Dean searched John Eric’s gaze, and John Eric did his best to look positive and supportive, and Dean grinned. “Thanks, Dad.” He leaned in and, to John Eric’s surprise, hugged him.  
  
Then someone called his name, one of his classmates, and he hurried away.  
  
“John Eric Winchester.”  
  
John Eric turned.  
  
General Jack O’Neill had spoken to John Eric on the phone hundreds of times over the years. He hadn’t sounded like a general, sounded like the kind of man who was up for a good time fishing over some cold beers. The man standing before him had so many decorations on his jacket it was a wonder he could walk. But John Eric recognized the sardonic lift at the corner of his mouth, the brightness in his dark eyes.

“General O’Neill.”  
  
“Please, Jack.”  
  
“Jack.”  
  
“Thanks for keeping an eye on Mini Me. Officially.”  
  
John Eric glanced over to where Jonathan was standing with Evan, one hand in the small of Evan’s back, the gesture a comfort and proprietary all at once, then glanced back at Jack. “I think he’s pretty good at keeping an eye on himself.”  
  
“That he is. But still, I know me, and someone had to keep an eye on him.”  
  
“Why didn’t you just...keep him?”  
  
“He said he wanted out. I get that.”  
  
“And now he’s back in.”  
  
“That he is.”  
  
John Eric eyed him. “How did you do it? Step through a Stargate for the first time.”  
  
Jack shrugged. “I had orders and nothing to lose.”  
  
“Gained a whole lot, it would seem.”  
  
Jack glanced across the room - at Dr.

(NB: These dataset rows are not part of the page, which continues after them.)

SIGNATURES = {
    "mk_version": (_c_int, []),
    "mk_last_error": (ctypes.c_char_p, []),
    "mk_quadrature": (_c_int, [_c_int, _c_int, _vp, _vp]),
    "mk_legendre_kpad": (_c_int, [_c_int]),
    "mk_legendre_table": (_c_int, [_c_int, _c_int, _c_int, _c_int, _c_int, _vp]),
    "mk_fft_twiddle_len": (_c_int, [_c_int]),
    "mk_fft_twiddles": (_c_int, [_c_int, _vp]),
    "mk_rfft": (_c_int, [_vp, _c_int, _vp, _vp, _c_int, _c_int, _c_int, _c_int, _c_float, _c_float, _c_float, _vp]),
    "mk_irfft": (_c_int, [_vp, _vp, _c_int, _vp, _c_int, _c_int, _c_int, _c_int, _c_float, _c_float, _c_float, _vp]),
    "mk_legendre_fwd": (_c_int, [_vp, _vp, _vp, _c_int, _c_int, _c_int, _c_int, _c_int, _c_int, _vp]),
    "mk_legendre_inv": (_c_int, [_vp, _vp, _vp, _c_int, _c_int, _c_int, _c_int, _c_int, _c_int, _vp]),
    "mk_legendre_x3_bytes": (ctypes.c_longlong, [_c_int, _c_int, _c_int, _c_int]),
    "mk_legendre_x3_split": (_c_int, [_vp, _vp, _c_int, _c_int, _c_int, _c_int, _vp]),
    "mk_legendre_fwd_x3": (_c_int, [_vp, _vp, _vp, _c_int, _c_int, _c_int, _c_int, _c_int, _c_int, _vp]),
    "mk_legendre_inv_x3": (_c_int, [_vp, _vp, _vp, _c_int, _c_int, _c_int, _c_int, _c_int, _c_int, _vp]),
    "mk_rfft_ex": (_c_int, [_vp, _c_int, _vp, _vp, _c_int, _c_int, _c_int, _c_int, _c_float, _c_float, _c_float, _c_int, _vp]),
    "mk_irfft_ex": (_c_int, [_vp, _vp, _c_int, _vp, _c_int, _c_int, _c_int, _c_int, _c_float, _c_float, _c_float, _c_int, _vp]),
    "mk_rfft_pm": (_c_int, [_vp, _c_int, _vp, _vp, _c_int, _c_int, _c_int, _c_int, _c_float, _c_float, _c_float, _c_int, _c_int, _vp]),
    "mk_irfft_pm": (_c_int, [_vp, _vp, _c_int, _vp, _c_int, _c_int, _c_int, _c_int, _c_float, _c_float, _c_float, _c_int, _c_int, _vp]),
    "mk_irfft_sums": (_c_int, [_vp, _vp, _c_int, _vp, _c_int, _c_int, _c_int, _c_int, _c_float, _c_float, _c_float, _c_int, _c_int,
                               _c_int, _vp, _vp]),
    "mk_legendre_fwd_x3_ex": (_c_int, [_vp, _vp, _vp, _c_int, _c_int, _c_int, _c_int, _c_int, _c_int, _c_int, _vp]),
    "mk_legendre_inv_x3_ex": (_c_int, [_vp, _vp, _vp, _c_int, _c_int, _c_int, _c_int, _c_int, _c_int, _c_int, _vp]),
    "mk_dhconv_fwd": (_c_int, [_vp, _vp, _vp] + [_c_int] * 7 + [_vp]),
    "mk_dhconv_dgrad": (_c_int, [_vp, _vp, _vp] + [_c_int] * 7 + [_vp]),
    "mk_dhconv_wgrad": (_c_int, [_vp, _vp, _vp] + [_c_int] * 7 + [_vp]),
    "mk_dhconv_fwd_x3": (_c_int, [_vp, _vp, _vp] + [_c_int] * 7 + [_vp]),
    "mk_dhconv_dgrad_x3": (_c_int, [_vp, _vp, _vp] + [_c_int] * 7 + [_vp]),
    "mk_dhconv_wgrad_x3": (_c_int, [_vp, _vp, _vp] + [_c_int] * 7 + [_vp]),
    "mk_diag_fwd": (_c_int, [_vp, _vp, _vp, _c_int, _c_int, _c_int, ctypes.c_longlong, _vp]),
    "mk_diag_dgrad": (_c_int, [_vp, _vp, _vp, _c_int, _c_int, _c_int, ctypes.c_longlong, _vp]),
    "mk_diag_wgrad": (_c_int, [_vp, _vp, _vp, _c_int, _c_int, _c_int, ctypes.c_longlong, _vp]),
    "mk_spec_pack": (_c_int, [_vp, _vp, _c_int, _c_int, _c_int, _vp]),
    "mk_spec_unpack": (_c_int, [_vp, _vp, _c_int, _c_int, _c_int, _c_int, _c_int, _vp]),
    "mk_bias_gelu_fwd": (_c_int, [_vp, _vp, _vp, _c_int, _c_int, _c_int, ctypes.c_longlong, _vp]),
    "mk_bias_gelu_bwd": (_c_int, [_vp, _vp, _vp, _vp, _vp, _c_int, _c_int, _c_int, ctypes.c_longlong, _vp]),
    "mk_instnorm_fwd": (_c_int, [_vp, _vp, _vp, _vp, _vp, _vp, _c_int, _c_int, _c_int, ctypes.c_longlong, _c_float,
                                 _c_int, _vp]),
    "mk_instnorm_fwd_ex": (_c_int, [_vp, _vp, _vp, _vp, _vp, _vp, _c_int, _c_int, _c_int, ctypes.c_longlong,
                                    ctypes.c_longlong, _c_float, _c_int, _c_int, _vp]),
    "mk_instnorm_bwd_ex": (_c_int, [_vp, _vp, _vp, _vp, _vp, _vp, _vp, _c_int, _c_int, _c_int, ctypes.c_longlong,
                                    ctypes.c_longlong, _c_int, _c_int, _vp]),
    "mk_instnorm_bwd_wb": (_c_int, [_vp, _vp, _vp, _vp, _vp, _vp, _vp, _vp, _c_int, _c_int, ctypes.c_longlong, _c_int, _vp]),
    "mk_wmse_fwd": (_c_int, [_vp, _c_int, _vp, _vp, _vp, ctypes.c_longlong, _c_int, _c_int, _c_float, _vp]),
    "mk_wmse_bwd": (_c_int, [_vp, _c_int, _vp, _vp, _vp, _vp, ctypes.c_longlong, _c_int, _c_int, _c_float, _vp]),
    "mk_conv1x1_wgrad": (_c_int, [_vp, _vp, _vp, _c_int, _c_int, _c_int, ctypes.c_longlong, _vp]),
    "mk_conv1x1_x3": (_c_int, [_vp, ctypes.c_longlong, _vp, ctypes.c_longlong, _vp, ctypes.c_longlong, _c_int, _c_int, ctypes.c_longlong,
                               _c_int, ctypes.c_longlong, ctypes.c_longlong, ctypes.c_longlong, _c_int, _vp]),
    "mk_conv1x1_x3_bias_act": (_c_int, [_vp, ctypes.c_longlong, _vp, ctypes.c_longlong, _vp, ctypes.c_longlong, _c_int, _c_int,
                                        ctypes.c_longlong, _c_int, ctypes.c_longlong, ctypes.c_longlong, _vp, _c_int, _vp]),
    "mk_conv1x1_wgrad_act": (_c_int, [_vp, _vp, _vp, _c_int, _c_int, _c_int, ctypes.c_longlong, _c_int, _vp]),
    "mk_pce_mlp_image_bytes": (ctypes.c_longlong, [_c_int, _c_int, _c_int]),
    "mk_pce_mlp_pack": (_c_int, [_vp, _c_int, _c_int, _vp, _c_int, _c_int, _c_int, _c_int, _c_int, _c_int, _vp, _vp]),
    "mk_pce_mlp": (_c_int, [_vp, _vp, _vp, _vp, _vp, _vp, _vp, _vp, _vp, _c_int, _c_int, _c_int, _c_int, _c_int,
                            ctypes.c_longlong, _vp]),
    "mk_pce_mlp_debug_stamps": (_c_int, [_vp]),
    "mk_pce_image_bytes": (ctypes.c_longlong, [_c_int, _c_int]),
    "mk_pce_pack": (_c_int, [_vp, _c_int, _c_int, _c_int, _c_int, _c_int, _vp, _vp]),
    "mk_pce_pack_layout": (_c_int, [_c_int, _c_int, _vp]),
    "mk_pce_pack_batch": (_c_int, [_vp, _c_int, _vp, ctypes.c_longlong, _vp]),
    "mk_pce_gemm": (_c_int, [_vp, _vp, _vp, _vp, _vp, _vp, _vp, _c_int, _c_int, _c_int, _c_int, ctypes.c_longlong, _vp]),
    "mk_pce_gemm_ex": (_c_int, [_vp, _vp, _vp, _vp, _vp, _vp, _vp, _vp, _c_int, _vp, _c_int, _c_int, _c_int, ctypes.c_longlong, _vp]),
    "mk_instnorm_coeffs": (_c_int, [_vp, _vp, _vp, _vp, _vp, _c_int, _c_int, ctypes.c_longlong, ctypes.c_float, _vp]),
    "mk_pce_debug_stamps": (_c_int, [_vp]),
    "mk_adam_step": (_c_int, [_vp, _vp, _vp, _vp, ctypes.c_longlong] + [_c_float] * 5 + [_c_int, _vp]),
    "mk_instnorm_bwd": (_c_int, [_vp, _vp, _vp, _vp, _vp, _vp, _vp, _c_int, _c_int, _c_int, ctypes.c_longlong,
                                 _c_int, _vp]),
    "mk_mt_chunks": (ctypes.c_longlong, [ctypes.c_longlong]),
    "mk_mt_sumsq": (_c_int, [_c_int, _vp, _vp, _vp, _vp, _c_int, _c_float, _vp, _vp, _vp, _vp, _c_int, _vp]),
    "mk_mt_norm_finish": (_c_int, [_c_int, _vp, _c_int, _c_float, _vp, _vp, _vp, _vp, _c_int, _vp]),
    "mk_mt_step_inc": (_c_int, [_vp, _vp, _c_int, _vp]),
    "mk_mt_scale": (_c_int, [_c_int, _vp, _vp, _vp, _vp]),
    "mk_mt_adam": (_c_int, [_c_int, _vp, _vp, _vp, _vp, _c_float, _vp] + [_c_float] * 4 + [_c_int, _vp, _vp]),
    "mk_mt_lamb": (_c_int, [_c_int, _c_int, _vp, _vp, _vp, _vp, _c_float, _vp] + [_c_float] * 5 + [_c_int] * 3
                   + [_vp] * 6),
    "mk_geo_metric_workspace": (ctypes.c_longlong, [_c_int, _c_int, _c_int]),
    "mk_geo_metric_sums": (_c_int, [_vp, _c_int, _vp, _vp, _vp, _vp, _vp, _c_int, _c_int, _c_int, _c_int, _vp]),
    "mk_geo_lp_workspace": (ctypes.c_longlong, [_c_int, _c_int, _c_int]),
    "mk_geo_lp_sums": (_c_int, [_vp, _c_int, _vp, _vp, _vp, _vp] + [_c_int] * 5 + [_vp]),
    "mk_geo_lp_bwd": (_c_int, [_vp, _c_int, _vp, _vp, _vp, _vp] + [_c_int] * 5 + [_vp]),
    "mk_input_assemble": (_c_int, [_vp, _c_int, _vp, _vp, _vp, _vp, _vp, _c_int, _c_int, _vp, _c_int] + [_c_int] * 7 + [_vp]),
    "mk_input_assemble_bwd": (_c_int, [_vp, _c_int, _vp, _vp, _vp, _c_int, _c_int, _vp, _c_int] + [_c_int] * 7 + [_vp]),
    "mk_history_workspace": (ctypes.c_longlong, [_c_int, _c_int, _c_int]),
    "mk_history_sums": (_c_int, [_vp, _c_int, _vp, _vp, _vp, _vp] + [_c_int] * 6 + [_vp]),
}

Jackson, who was involved in a fierce debate with McKay, while Sheppard looked on in amusement. “Indeed.”  
  
There was some kind of in-joke about the word _indeed_ that John Eric wasn’t sure he’d ever understand, but he smiled. “Well, I kept an eye on your boy. Keep an eye on mine?”  
  
“Both eyes,” Jack said.  
  
John Eric scanned the room, found Dean deep in conversation with Jonathan, and knew this was the beginning of goodbye, and the rest of his son’s life. An angel had once told John Eric that his son was going to change the world. John Eric was pretty sure this wasn’t how the angel had meant it, but he knew the angel had been right. Dean was going to change many worlds, and John Eric was proud of him, and finally ready to let him go.


End file.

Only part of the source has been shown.